E valeu a pena. Valeu MUITO a pena.

Estamos acostumados a elogiar o que vemos fora do Brasil e detonar o que se faz aqui.

Mas esse Tour não deve nada ao que é feito em outras arenas mundo afora.

Horário agendado, chegamos 40 minutos antes. Deu para perceber que vale a pena aparecer mais cedo.

Ao entrar no hall, fomos recebidos por dois ídolos. Estátuas de Basílio e Sócrates dão as boas vindas aos fiéis.

Enquanto esperamos, foi possível jogar futebol numa quadra, já na parte coberta da Arena.

Além disso, terminais com PlayStation possibilitaram a experiência de jogar PES tenso a Arena como campo.

Os guias do Tour são torcedores fanáticos. O do nosso grupo, Luis Butti, tem até canal no YouTube sobre o clube. Animado, ele nos conduz ao lado externo do Setor Oeste. Paramos em frente à enorme e linda fachada de vidro. Muitos descobrem pela primeira vez porque o painel tem uma ondinha, em vez de ser reto.

“Para imitar uma bola estufando a rede”, explica o guia.

Entramos no hall monumental. Tempo para foto à frente do gigante escudo prateado.

Subimos para conhecer o melhor camarote da Arena, reservado para Ronaldo Fenômeno, bem no centro do campo.

Testamos a acústica da Arena. O grupo solta um “Vai, Corinthians!” no estádio vazio.

O grito rebate lá embaixo.

Dá para entender porque somos tão fortes em nossa casa. Com 48 mil pessoas gritando o barulho no gramado se torna ensurdecedor

Descemos para o ventre da Arena.

Conhecemos a imponente sala de entrevistas. Sobre a mesa ocupada agora por Jair Ventura, repousa a réplica da Taça Libertadores da América. Foto obrigatória.

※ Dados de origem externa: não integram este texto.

def load_library() -> C.CDLL:
    global _lib
    if _lib is not None:
        return _lib
    if not os.path.exists(LIB_PATH):
        raise ImportError(f"janus_amd HIP engine not built: {LIB_PATH} is missing "
                          "(run `make -C janus_amd` or __graft_entry__.build())")
    try:
        import torch
    except ImportError:
        pass
    L = C.CDLL(LIB_PATH, mode=C.RTLD_GLOBAL)
    P, u8p, vp = C.POINTER, C.POINTER(C.c_uint8), C.c_void_p
    L.prio3_sizes.argtypes = [P(Prio3Params), P(Prio3Sizes)]
    L.prio3_engine_create.argtypes = [P(Prio3Params), u8p, C.c_int, P(vp)]
    L.prio3_engine_create_ex.argtypes = [P(Prio3Params), u8p, C.c_size_t, C.c_int, P(vp)]
    L.prio3_engine_create_mask.argtypes = [P(Prio3Params), u8p, C.c_size_t, C.c_int, P(vp)]
    L.prio3_engine_create_devices.argtypes = [P(Prio3Params), u8p, C.c_size_t, P(C.c_int),
                                              C.c_uint32, P(vp)]
    L.prio3_engine_members.argtypes = [vp, P(Prio3MemberInfo), C.c_uint32]
    L.prio3_executor_control.argtypes = [vp, C.c_int, C.c_char_p, C.c_int64]
    L.prio3_executor_stats_get.argtypes = [vp, C.c_uint32, C.c_int, P(Prio3ExecutorStats)]
    L.prio3_engine_destroy.argtypes = [vp]
    L.prio3_engine_destroy.restype = None
    L.prio3_helper_prepare_batch.argtypes = [vp, C.c_uint32, vp, vp, vp, vp, vp, vp, P(vp)]
    L.prio3_accumulate.argtypes = [vp, vp, vp, C.c_uint32, vp, vp]
    L.prio3_helper_prepare_aggregate_batch.argtypes = [vp, C.c_uint32, vp, vp, vp, vp, vp, vp,
                                                       C.c_uint32, vp, vp, vp, vp]
    u32 = C.c_uint32
    L.prio3_helper_aggregate_init_batch.argtypes = [vp, vp, u32, vp, C.c_int, vp, vp, vp, vp, vp,
                                                    vp, u32, vp, vp, vp, u32, vp, vp, vp, vp]
    L.prio3_helper_aggregate_init_batch_ex.argtypes = [vp, vp, vp, C.c_uint64, u32, vp, C.c_int, vp,
                                                       vp, vp, vp, vp, vp, u32, vp, vp, vp, u32,
                                                       vp, vp, vp, vp]
    L.prio3_debug_output_shares.argtypes = [vp, vp]
    L.prio3_batch_free.argtypes = [vp]
    L.prio3_batch_free.restype = None
    L.prio3_device_prepare.argtypes = [vp, C.c_uint32, vp, vp, vp, vp, vp, vp, vp]
    L.prio3_device_accumulate.argtypes = [vp, C.c_uint32, vp, vp, vp, C.c_uint32, vp, vp, vp]
    L.prio3_device_output_shares.argtypes = [vp, C.c_uint32, vp]
    L.prio3_device_combine.argtypes = [vp, C.c_uint32, C.c_uint32, vp, vp, vp, vp, vp]
    L.prio3_client_generate_device.argtypes = [vp, C.c_uint32, C.c_uint64, C.c_uint64, vp, vp,
                                               vp, vp, vp, vp, vp, vp, vp]
    L.prio3_engine_set_option.argtypes = [vp, C.c_char_p, C.c_int64]
    L.prio3_engine_timing.argtypes = [vp, C.c_char_p, C.c_size_t, P(C.c_double),
                                      P(C.c_uint64), C.c_int]
    L.prio3_engine_timing_reset.argtypes = [vp]
    L.prio3_engine_timing_reset.restype = None
    L.prio3_selftest_field.argtypes = [C.c_int, C.c_uint32, vp, vp, vp]
    L.prio3_trace_enabled.argtypes = []
    L.prio3_device_trim.argtypes = [C.c_int]
    L.prio3_device_prepare_aggregate.argtypes = [vp, C.c_uint32, vp, vp, vp, vp, vp, C.c_uint32,
                                                 vp, vp, vp]
    L.prio3_device_aggregate_finish.argtypes = [vp, vp, vp, vp, vp, vp]
    L.prio3_leader_prepare_init_batch.argtypes = [vp, C.c_uint32, vp, vp, vp, vp, vp, P(vp)]
    L.prio3_leader_prepare_next_batch.argtypes = [vp, vp, vp]
    L.prio3_leader_prepare_next_aggregate_batch.argtypes = [vp, vp, vp, vp, vp, C.c_uint32, vp,
                                                            vp]
    L.prio3_device_leader_prepare_init.argtypes = [vp, C.c_uint32, vp, vp, vp, vp, vp, vp]
    L.prio3_device_leader_prepare_next.argtypes = [vp, C.c_uint32, vp, vp, vp]
    L.prio3_device_batch_metadata.argtypes = [vp, C.c_uint32, vp, vp, vp, vp, vp, C.c_uint32, vp,
                                              vp, vp]
    L.prio3_batch_metadata.argtypes = [vp, C.c_uint32, vp, vp, vp, vp, vp, C.c_uint32, vp, vp]
    L.prio3_device_combine_metadata.argtypes = [vp, C.c_uint32, C.c_uint32, vp, vp, vp, vp, vp]
    L.prio3_client_rand_len.argtypes = [P(Prio3Params)]
    L.prio3_client_shard_device.argtypes = [vp, u32, vp, vp, vp, vp, vp, vp, vp, vp]
    L.prio3_client_shard_batch.argtypes = [vp, u32, vp, vp, vp, vp, vp, vp, vp]
    L.prio3_client_report_stride.argtypes = [P(Prio3Params), vp, vp, C.c_int]
    L.prio3_client_prepare_reports_device.argtypes = [vp, vp, vp, u32, vp, C.c_uint64, vp, vp, vp,
                                                      vp, vp, vp, C.c_uint8, C.c_uint8, C.c_int,
                                                      vp, u32, vp, vp, vp]
    _lib = L
    return L


def trim_device_pool(device: int = 0) -> None:
    rc = load_library().prio3_device_trim(device)
    if rc:
        raise RuntimeError(f"prio3_device_trim failed (rc={rc})")


def selftest_field(op: int, a: np.ndarray, b: np.ndarray) -> np.ndarray:
    a = np.ascontiguousarray(a, np.uint8)
    b = np.ascontiguousarray(b, np.uint8)
    n = a.shape[0] // (16 if op >= 4 else 1)
    out = np.zeros((n, 16), np.uint8)
    rc = load_library().prio3_selftest_field(op, n, _np_ptr(a), _np_ptr(b), _np_ptr(out))
    if rc:
        raise RuntimeError(f"prio3_selftest_field failed (rc={rc})")
    return out


@dataclass(frozen=True)
class Prio3:
    kind: int
    bits: int = 0
    length: int = 0
    chunk_length: int = 0
    num_proofs: int = 1

    def params(self) -> Prio3Params:
        return Prio3Params(self.kind, self.bits, self.length, self.chunk_length, self.num_proofs)

    def sizes(self) -> Prio3Sizes:
        s = Prio3Sizes()
        rc = load_library().prio3_sizes(C.byref(self.params()), C.byref(s))
        if rc:
            raise ValueError(f"unsupported Prio3 parameters (rc={rc})")
        return s


def Prio3Count() -> Prio3:
    return Prio3(PRIO3_COUNT)


def Prio3Sum(bits: int) -> Prio3:
    return Prio3(PRIO3_SUM, bits=bits)
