#if APEXMI_GEMM_TRACE
#define APEXMI_TRACE_END()                                                                                   \
    do {                                                                                                     \
        if (G.trace != nullptr) {                                                                            \
            __builtin_amdgcn_sched_barrier(0);                                                               \
            const unsigned long long t_st = __builtin_amdgcn_s_memrealtime();                                \
            asm volatile("s_waitcnt vmcnt(0)" ::: "memory");                                                 \
            const unsigned long long t_ack = __builtin_amdgcn_s_memrealtime();                               \
            if (tid == 0) {                                                                                  \
                unsigned long long* o = G.trace + (size_t)blockIdx.x * 8;                                    \
                o[0] = __builtin_amdgcn_s_getreg((31 << 11) | (0 << 6) | 4);               \
                o[1] = __builtin_amdgcn_s_getreg((31 << 11) | (0 << 6) | 20);             \
                o[2] = tr_in;                                                                                \
                o[3] = tr_l0;                                                                                \
                o[4] = tr_l1;                                                                                \
                o[5] = t_st;                                                                                 \
                o[6] = t_ack;                                                                                \
                o[7] = (unsigned long long)s;                                                                \
            }                                                                                                \
        }                                                                                                    \
    } while (0)
#else
#define APEXMI_TRACE_END() do { } while (0)
#endif

template <typename CFG, int EPI>
__device__ __forceinline__ void gemm_tile(const GemmGroup& G, char* smem, int s, const SkCtx& sk) {
    constexpr int BM = CFG::BM, BN = CFG::BN, TM = CFG::TM, TN = CFG::TN;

Depois foi possível bater bola na sala de aquecimento dos atletas.

Conhecemos o vestiário, caprichosamente arrumado, como se estivesse aguardando os jogadores para mais uma partida. As camisas dos atletas penduradas nos respectivos armários.

Tirei foto sentado no lugar do Jadson.

E chega o ponto alto.

Postados diante da entrada que dá acesso ao gramado, vemos a porta de aço subir lentamente, desvendando uma visão divina:

o gramado e as arquibancadas da Arena Corinthians.

Alto-falantes reproduzem o grito da Fiel.

Não tem como não ficar arrepiado.

Para proteger o gramado, não podemos pisar dentro das quatro linhas.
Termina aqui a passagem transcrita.